Report each line of the entries that includes "else" by copying it.
==============================
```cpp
__global__ __launch_bounds__(GTW_MILLER_LANES) void k_debug_gt(int op, const uint8_t* in, uint32_t in_stride, uint8_t* out,
                                                         uint32_t out_stride, int32_t* status) {
  __shared__ GtwLds sh;
  const uint32_t i = blockIdx.x, t = threadIdx.x;
  const uint8_t* a = in + (size_t)i * in_stride;
  uint8_t* o = out + (size_t)i * out_stride;
  if (op == 16) {
    if (t == 0) gtw_from_reg(sh.F, dbg_load_fp12(a));
    gtw_sync();
    gtw_final_exp(sh.F, sh.W, sh.S, t);
  } else {
    if (t == 0) {
      const g1a P = dbg_load_g1(a);
      const g2a Q = dbg_load_g2(a + 96);
      lds_st(sh.QA, 0, Q.x.c0);
      lds_st(sh.QA, 1, Q.x.c1);
      lds_st(sh.QA, 2, Q.y.c0);
      lds_st(sh.QA, 3, Q.y.c1);
      lds_st(sh.L, 0, P.x);
      lds_st(sh.L, 1, P.y);
    }
    gtw_sync();
    const fp xP = lds_ld(sh.L, 0), yP = lds_ld(sh.L, 1);
    gtw_sync();
    gtw_miller_loop(sh.F, sh.QA, xP, yP, sh.TB, sh.L, sh.L1, sh.S, sh.S2, t);
// ... 87 lines not shown
```

lodestar_amd/csrc/k_pk.hip:

```cpp
#include "k_common.hpp"

#ifndef BLSGPU_PK_AGG_GROUPS
#define BLSGPU_PK_AGG_GROUPS 1
#endif
__global__ __launch_bounds__(WAVE) void k_pk_aggregate(PipelineBuffers b, uint32_t n_sets) {
  __shared__ uint32_t red[WAVE * W_G1J];
  __shared__ uint32_t err_k[WAVE];
  __shared__ int32_t err_c[WAVE];
  if (blockIdx.x >= n_sets) return;
  const uint32_t set = b.agg_sets ? b.agg_sets[blockIdx.x] : blockIdx.x;
  uint32_t lane = threadIdx.x;
  int8_t* agg_status = b.status + 2 * b.n;
  const uint32_t first = b.set_pk_first[set], last = b.set_pk_first[set + 1];
  g1j acc = jac_infinity<fp>();
  uint32_t my_err_k = 0xffffffffu;
  int my_err = 0;
  for (uint32_t k = first + lane; k < last; k += WAVE) {
    g1a q;
    if (b.pk_bytes) {
      uint8_t raw[96];
      const uint8_t* src = b.pk_bytes + (size_t)k * 96;
#pragma unroll
      for (int t = 0; t < 96; t++) raw[t] = src[t];
      bool inf = false;
// ... 146 lines not shown
      uint4 v = src[k];
      uint32_t w[4] = {v.x, v.y, v.z, v.w};
#pragma unroll
      for (int j = 0; j < 16; j++) raw[16 * k + j] = (uint8_t)(w[j >> 2] >> (8 * (j & 3)));
    }
    g1a a;
    bool inf = false;
    int st = pk_decode96(raw, a, inf);
    if (st == BLS_OK && inf) st = BLS_PK_IS_INFINITY;
    if (st == BLS_OK) P = jac_from_aff(a);
    return st;
  }
  if (b.set_pk_first[i + 1] == b.set_pk_first[i]) return BLS_EMPTY_AGGREGATE;
  const int st = b.status[2 * b.n + i];
  if (st) return st;
  P = ld_g1j(b.pk_jac, b.n, i);
  return jac_is_inf(P) ? BLS_PK_IS_INFINITY : BLS_OK;
}

STAGE_KERNEL_W(BLSGPU_WPE_PK) void k_pk_finish(PipelineBuffers b, uint32_t n_sets, int8_t* pk_status) {
  uint32_t i = blockIdx.x * WAVE + threadIdx.x;
  if (i >= n_sets) return;
  g1j P;
  int st = set_pubkey(b, i, P);
  g1j R = jac_infinity<fp>();
  if (st == BLS_OK) {
    const uint64_t w = b.scalars[i];
    R = (w == 0) ? P : jac_mul_scalar_word(P, w, b.scal_tab, b.n, i);
  }
  st_g1j(b.pk_jac, b.n, i, R);
  pk_status[i] = (int8_t)st;
}

STAGE_KERNEL void k_unit_aggregate(PipelineBuffers b) {
  uint32_t u = blockIdx.x * WAVE + threadIdx.x;
  if (u >= b.n_units) return;
  const uint32_t a = b.unit_set_first[u], e = b.unit_set_first[u + 1];
  g1a out;
  out.x = fp_zero();
  out.y = fp_zero();
  bool ok = false;
  if (e - a == 1) {
    const uint32_t i = b.unit_sets[a];
    if (b.include[i]) {
      out = ld_g1a(b.pk_aff, b.n, i);
      ok = true;
    }
  } else {
    g1j acc = jac_infinity<fp>();
    for (uint32_t k = a; k < e; k++) {
      const uint32_t i = b.unit_sets[k];
      if (b.include[i]) acc = jac_add_aff(acc, ld_g1a(b.pk_aff, b.n, i));
    }
    ok = jac_to_aff(acc, out);
  }
  st_g1a(b.unit_p, b.n, u, out);
  b.unit_ok[u] = ok ? 1 : 0;
}

__global__ __launch_bounds__(WAVE) void k_pk_serialize(PipelineBuffers b, uint32_t n_sets, uint8_t* out,
                                                       uint32_t out_len) {
  uint32_t i = blockIdx.x * WAVE + threadIdx.x;
  if (i >= n_sets) return;
  int st = b.set_pk_first[i + 1] == b.set_pk_first[i] ? BLS_EMPTY_AGGREGATE : b.status[2 * b.n + i];
  uint8_t buf[96];
  for (int k = 0; k < 96; k++) buf[k] = 0;
// ... 21 lines not shown
  for (uint32_t k = 0; k < 96; k++) raw[k] = k < pk_len ? src[k] : 0;
  g1a a;
  const int st = pk_key_validate(raw, pk_len, a);
  uint8_t buf[96];
  for (int k = 0; k < 96; k++) buf[k] = 0;
  if (st == BLS_OK) g1a_to_be96(a, buf);
  if (out96)
    for (int k = 0; k < 96; k++) out96[(size_t)i * 96 + k] = buf[k];
  status[i] = (int8_t)st;
}

__global__ __launch_bounds__(WAVE) void k_pk_table_fill(const uint8_t* pk96, uint32_t n, uint32_t* table_dst,
                                                        int8_t* status) {
  uint32_t i = blockIdx.x * WAVE + threadIdx.x;
  if (i >= n) return;
  uint8_t raw[96];
  for (int k = 0; k < 96; k++) raw[k] = pk96[(size_t)i * 96 + k];
  g1a a;
  bool inf = false;
  int st = pk_decode96(raw, a, inf);
  if (st == BLS_OK && inf) st = BLS_PK_IS_INFINITY;
  uint32_t* dst = table_dst + (size_t)i * W_PKTAB;
  for (int l = 0; l < BLS_NL; l++) {
    dst[l] = st == BLS_OK ? a.x.l[l] : 0;
    dst[BLS_NL + l] = st == BLS_OK ? a.y.l[l] : 0;
  }
  dst[2 * BLS_NL] = 0;
  dst[2 * BLS_NL + 1] = 0;
  dst[2 * BLS_NL + 2] = 0;
  dst[2 * BLS_NL + 3] = 0;
  status[i] = (int8_t)st;
}

static inline dim3 grid_for(uint32_t n) { return dim3((n + WAVE - 1) / WAVE); }

void launch_pk_aggregate(const PipelineBuffers& b, uint32_t n, hipStream_t s) {
  if (b.agg_sets) n = b.n_agg;
  if (!n) return;
  const uint32_t lanes = 1024 * WAVE;
  if ((uint64_t)n * 64 <= lanes || !BLSGPU_PK_AGG_GROUPS)
    hipLaunchKernelGGL(k_pk_aggregate, dim3(n), dim3(WAVE), 0, s, b, n);
  else if ((uint64_t)n * 32 <= 2 * lanes)
    hipLaunchKernelGGL(k_pk_aggregate_g<32>, dim3((n * 32 + WAVE - 1) / WAVE), dim3(WAVE), 0, s, b, n);
  else if ((uint64_t)n * 16 <= 2 * lanes)
    hipLaunchKernelGGL(k_pk_aggregate_g<16>, dim3((n * 16 + WAVE - 1) / WAVE), dim3(WAVE), 0, s, b, n);
  else
    hipLaunchKernelGGL(k_pk_aggregate_g<8>, dim3((n * 8 + WAVE - 1) / WAVE), dim3(WAVE), 0, s, b, n);
}
void launch_pk_finish(const PipelineBuffers& b, uint32_t n, hipStream_t s) {
  if (n) hipLaunchKernelGGL(k_pk_finish, grid_for(n), dim3(WAVE), 0, s, b, n, b.status + b.n);
}
void launch_unit_aggregate(const PipelineBuffers& b, hipStream_t s) {
  if (b.n_units) hipLaunchKernelGGL(k_unit_aggregate, grid_for(b.n_units), dim3(WAVE), 0, s, b);
}
void launch_pk_serialize(const PipelineBuffers& b, uint32_t n, uint8_t* out, uint32_t out_len, hipStream_t s) {
  if (n) hipLaunchKernelGGL(k_pk_serialize, grid_for(n), dim3(WAVE), 0, s, b, n, out, out_len);
}
void launch_key_validate(const uint8_t* pks, uint32_t n, uint32_t pk_len, uint32_t stride, uint8_t* out96,
                         int8_t* status, hipStream_t s) {
  if (n) hipLaunchKernelGGL(k_key_validate, grid_for(n), dim3(WAVE), 0, s, pks, n, pk_len, stride, out96, status);
}
void launch_pk_table_fill(const uint8_t* pk96, uint32_t n, uint32_t* table_dst, int8_t* status, hipStream_t s) {
  if (n) hipLaunchKernelGGL(k_pk_table_fill, grid_for(n), dim3(WAVE), 0, s, pk96, n, table_dst, status);
}
```

lodestar_amd/csrc/kernels.h:

```cpp
#pragma once
#include <hip/hip_runtime.h>
#include <stdint.h>
#include <vector>

#define W_FP 14
#define W_G1A (2 * W_FP)
#define W_G1J (3 * W_FP)
#define W_G2A (4 * W_FP)
#define W_G2J (6 * W_FP)
#define W_FP12 (12 * W_FP)
#define W_PKTAB 32
#define MILLER_STEPS 68
#define W_LINE (3 * 2 * W_FP)

#define SF_SIG_INF 1u
#define MF_H_INF 1u
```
==============================
Answer for this exercise
  } else {
  } else {
  else if ((uint64_t)n * 32 <= 2 * lanes)
  else if ((uint64_t)n * 16 <= 2 * lanes)
  else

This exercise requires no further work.